> **Supplied records**
Content starts
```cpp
__global__ void __launch_bounds__(256) zero_far_records_kernel(int64_t P, const unsigned long long* __restrict__ total,
                                                               const uint32_t* __restrict__ tiles_touched,
                                                               const uint32_t* __restrict__ point_offsets, uint32_t* __restrict__ rec_words,
                                                               float* __restrict__ grad_z) {
    if ((total[3] & (unsigned long long)SCR_PLAN_LARGE_RECTS) == 0ull) return;
    const int lane = threadIdx.x & 63;
    for (int64_t base = (int64_t)blockIdx.x * 256 + (threadIdx.x & ~63); base < P; base += (int64_t)gridDim.x * 256) {
        const int64_t i = base + lane;
        const uint32_t n = i < P ? tiles_touched[i] : 0u;
        const uint32_t end = (i < P && n > 32u) ? point_offsets[i] : 0u;
        unsigned long long big = lanes(n > 32u);
        while (big) {
            const int src = __builtin_ctzll(big);
            big &= big - 1;
            const uint32_t n_s = (uint32_t)__shfl((int)n, src, WAVE), end_s = (uint32_t)__shfl((int)end, src, WAVE);
            const size_t w0 = (size_t)(end_s - n_s + 32u) * GRAD_F, w1 = (size_t)end_s * GRAD_F;
            for (size_t w = w0 + lane; w < w1; w += WAVE) rec_words[w] = 0u;
            if (grad_z)
                for (size_t w = (size_t)(end_s - n_s + 32u) + lane; w < (size_t)end_s; w += WAVE) grad_z[w] = 0.0f;
        }
    }
}
void launch_zero_far_records(int64_t P, const GeomView& gv, GradRec* grad_rec, float* grad_z, hipStream_t st) {
    if (P <= 0) return;
    const int64_t want = (P + 255) / 256;
    zero_far_records_kernel<<<(unsigned)(want < 2048 ? want : 2048), 256, 0, st>>>(P, gv.total, gv.tiles_touched, gv.point_offsets, (uint32_t*)grad_rec, grad_z);
// ... 24 lines not shown
```

Measured before the change: 1084 Msplats/s.

## Record per-block tile run starts in preprocess to skip scatter histogram pass

Preprocess now saves, per block and tile, the offset returned by its atomicAdd into the global tile counts as a run-start table. Scatter seeds its LDS slot table from ranges plus this run start instead of rebuilding the per-tile histogram with LDS atomics and claiming slots with global cursor atomics. The trade is a table of blocks×tiles words (capped at 32MB) written and read through global memory, plus writing zero rows for every tile. A debug mode forces the old count pass.

New measurement: 1089 Msplats/s, median of 6. Within noise of the previous version (+0.4%).

```diff
diff --git a/splatco_amd/csrc/binning.hip b/splatco_amd/csrc/binning.hip
--- a/splatco_amd/csrc/binning.hip
+++ b/splatco_amd/csrc/binning.hip
@@ -93,17 +93,23 @@
     }
 }
 
-template <bool LDS_HIST>
+template <bool LDS_HIST, bool RUNS = false>
 __global__ void __launch_bounds__(BIN_THREADS)
 scatter_kernel(int64_t P, int gx, int tiles, const float4* __restrict__ rec, uint2* __restrict__ gm_base,
                uint32_t* __restrict__ live_bits, const uint32_t* __restrict__ tiles_touched, const uint32_t* __restrict__ block_prefix,
                uint32_t* __restrict__ point_offsets, const uint32_t* __restrict__ ranges,
                uint32_t* __restrict__ cursor, unsigned long long* __restrict__ keys,
-               const unsigned long long* __restrict__ total, unsigned long long cap_instances) {
+               const unsigned long long* __restrict__ total, unsigned long long cap_instances,
+               const uint32_t* __restrict__ run_start) {
+    static_assert(LDS_HIST || !RUNS, "the run starts become the LDS slot table");
     extern __shared__ __attribute__((aligned(16))) uint32_t hist[];
     __shared__ uint32_t lds[BIN_THREADS / WAVE + 1];
     if (total[0] > cap_instances) return;
-    if (LDS_HIST) {
+    if (RUNS) {
+        const uint32_t* __restrict__ row = run_start + (size_t)blockIdx.x * (size_t)tiles;
+        const uint2* __restrict__ seg = (const uint2*)ranges;
+        for (int t = threadIdx.x; t < tiles; t += BIN_THREADS) hist[t] = seg[t].x + row[t];
+    } else if (LDS_HIST) {
         for (int t = threadIdx.x; t < tiles; t += BIN_THREADS) hist[t] = 0;
         __syncthreads();
     }
@@ -126,12 +132,14 @@
             rhi[r] = __float_as_uint(r2.w);
             const uint32_t x0 = rlo[r] & 0xffff, y0 = rlo[r] >> 16, rw = (rhi[r] & 0xffff) - x0;
             gm_base[i] = make_uint2(off[r] - y0 * rw - x0, rw);
-            if (LDS_HIST)
+            if (LDS_HIST && !RUNS)
                 for (int ty = rlo[r] >> 16; ty < (int)(rhi[r] >> 16); ++ty)
                     for (int tx = rlo[r] & 0xffff; tx < (int)(rhi[r] & 0xffff); ++tx) atomicAdd(&hist[ty * gx + tx], 1u);
         }
     }
-    if (LDS_HIST) {
+    if (RUNS) {
+        __syncthreads();
+    } else if (LDS_HIST) {
         __syncthreads();
         for (int t = threadIdx.x; t < tiles; t += BIN_THREADS) {
             const uint32_t c = hist[t];
@@ -595,14 +603,19 @@
     Grid g(ks.H, ks.W);
     const unsigned nb = (unsigned)((P + BIN_GPW - 1) / BIN_GPW);
     allow_dynamic_lds((const void*)scatter_kernel<true>, LDS_HIST_MAX_TILES * 4);
-    if (g.tiles <= LDS_HIST_MAX_TILES)
+    allow_dynamic_lds((const void*)scatter_kernel<true, true>, LDS_HIST_MAX_TILES * 4);
+    if (gv.run_start)
+        scatter_kernel<true, true><<<nb, BIN_THREADS, (size_t)g.tiles * 4, st>>>(
+            P, g.gx, g.tiles, gv.rec, gv.gm_base, gv.live_bits, gv.tiles_touched, gv.block_sums, gv.point_offsets, gv.ranges,
+            gv.cursor, bv.keys, gv.total, cap_instances, gv.run_start);
+    else if (g.tiles <= LDS_HIST_MAX_TILES)
         scatter_kernel<true><<<nb, BIN_THREADS, (size_t)g.tiles * 4, st>>>(
             P, g.gx, g.tiles, gv.rec, gv.gm_base, gv.live_bits, gv.tiles_touched, gv.block_sums, gv.point_offsets, gv.ranges,
-            gv.cursor, bv.keys, gv.total, cap_instances);
+            gv.cursor, bv.keys, gv.total, cap_instances, nullptr);
     else
         scatter_kernel<false><<<nb, BIN_THREADS, 0, st>>>(
             P, g.gx, g.tiles, gv.rec, gv.gm_base, gv.live_bits, gv.tiles_touched, gv.block_sums, gv.point_offsets, gv.ranges,
-            gv.cursor, bv.keys, gv.total, cap_instances);
+            gv.cursor, bv.keys, gv.total, cap_instances, nullptr);
 }
 
 void launch_tile_sort(const KSettings& ks, const GeomView& gv, const BinView& bv, int64_t max_tile_instances,
diff --git a/splatco_amd/csrc/capi.hip b/splatco_amd/csrc/capi.hip
--- a/splatco_amd/csrc/capi.hip
+++ b/splatco_amd/csrc/capi.hip
@@ -16,6 +16,7 @@
 static thread_local char g_err[512] = "";
 namespace scr {
 int g_force_deep_lists = -1;
+int g_force_count_pass = 0;
 
 void allow_dynamic_lds(const void* kernel, size_t bytes) {
     if (bytes <= 65536) return;
@@ -494,8 +495,9 @@
 }
 
 int scr_debug_force_deep_lists(int mode) {
-    if (mode < -1 || mode > 1) return fail("scr_debug_force_deep_lists: -1 (automatic), 0 or 1");
-    scr::g_force_deep_lists = mode;
+    if (mode < -1 || mode > 2) return fail("scr_debug_force_deep_lists: -1 (automatic), 0, 1 or 2 (no run table)");
+    scr::g_force_deep_lists = mode == 2 ? -1 : mode;
+    scr::g_force_count_pass = mode == 2;
     return 0;
 }
 
diff --git a/splatco_amd/csrc/common.h b/splatco_amd/csrc/common.h
--- a/splatco_amd/csrc/common.h
+++ b/splatco_amd/csrc/common.h
@@ -21,6 +21,7 @@
 constexpr int BIN_ROUNDS = 4;
 constexpr int BIN_GPW = BIN_THREADS * BIN_ROUNDS;
 constexpr int LDS_HIST_MAX_TILES = 40000;
+constexpr size_t RUN_TABLE_MAX_BYTES = (size_t)32 << 20;
 constexpr int ID_BITS = 28;
 constexpr int WG_SORT_MAX = 8192;
 constexpr int REC_F = 12;
@@ -46,10 +47,18 @@
     uint32_t* tile_count;
     uint32_t* ranges;
     uint32_t* cursor;
+    uint32_t* run_start;
     int64_t P;
     unsigned long long* total;
     size_t bytes;
 };
+
+extern int g_force_count_pass;
+inline __host__ size_t run_table_bytes(int64_t P, int tiles) {
+    if (g_force_count_pass || P <= 0 || tiles > LDS_HIST_MAX_TILES) return 0;
+    const size_t bytes = (size_t)((P + BIN_GPW - 1) / BIN_GPW) * (size_t)tiles * 4;
+    return bytes <= RUN_TABLE_MAX_BYTES ? bytes : 0;
+}
 
 inline __host__ GeomView geom_view(void* base, int64_t P, int H, int W) {
     Grid g(H, W);
@@ -70,6 +79,8 @@
     v.ranges = (uint32_t*)take((size_t)g.tiles * 8);
     v.cursor = (uint32_t*)take((size_t)g.tiles * 4);
     v.total = (unsigned long long*)take(128);
+    const size_t table = run_table_bytes(P, g.tiles);
+    v.run_start = table ? (uint32_t*)take(table) : nullptr;
     v.bytes = off;
     v.P = P;
     return v;
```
Content ends
> **Aim of the task**
What is needed is every line from the data above that includes the string "blockIdx", copied out.

> **Written response**
    for (int64_t base = (int64_t)blockIdx.x * 256 + (threadIdx.x & ~63); base < P; base += (int64_t)gridDim.x * 256) {
+        const uint32_t* __restrict__ row = run_start + (size_t)blockIdx.x * (size_t)tiles;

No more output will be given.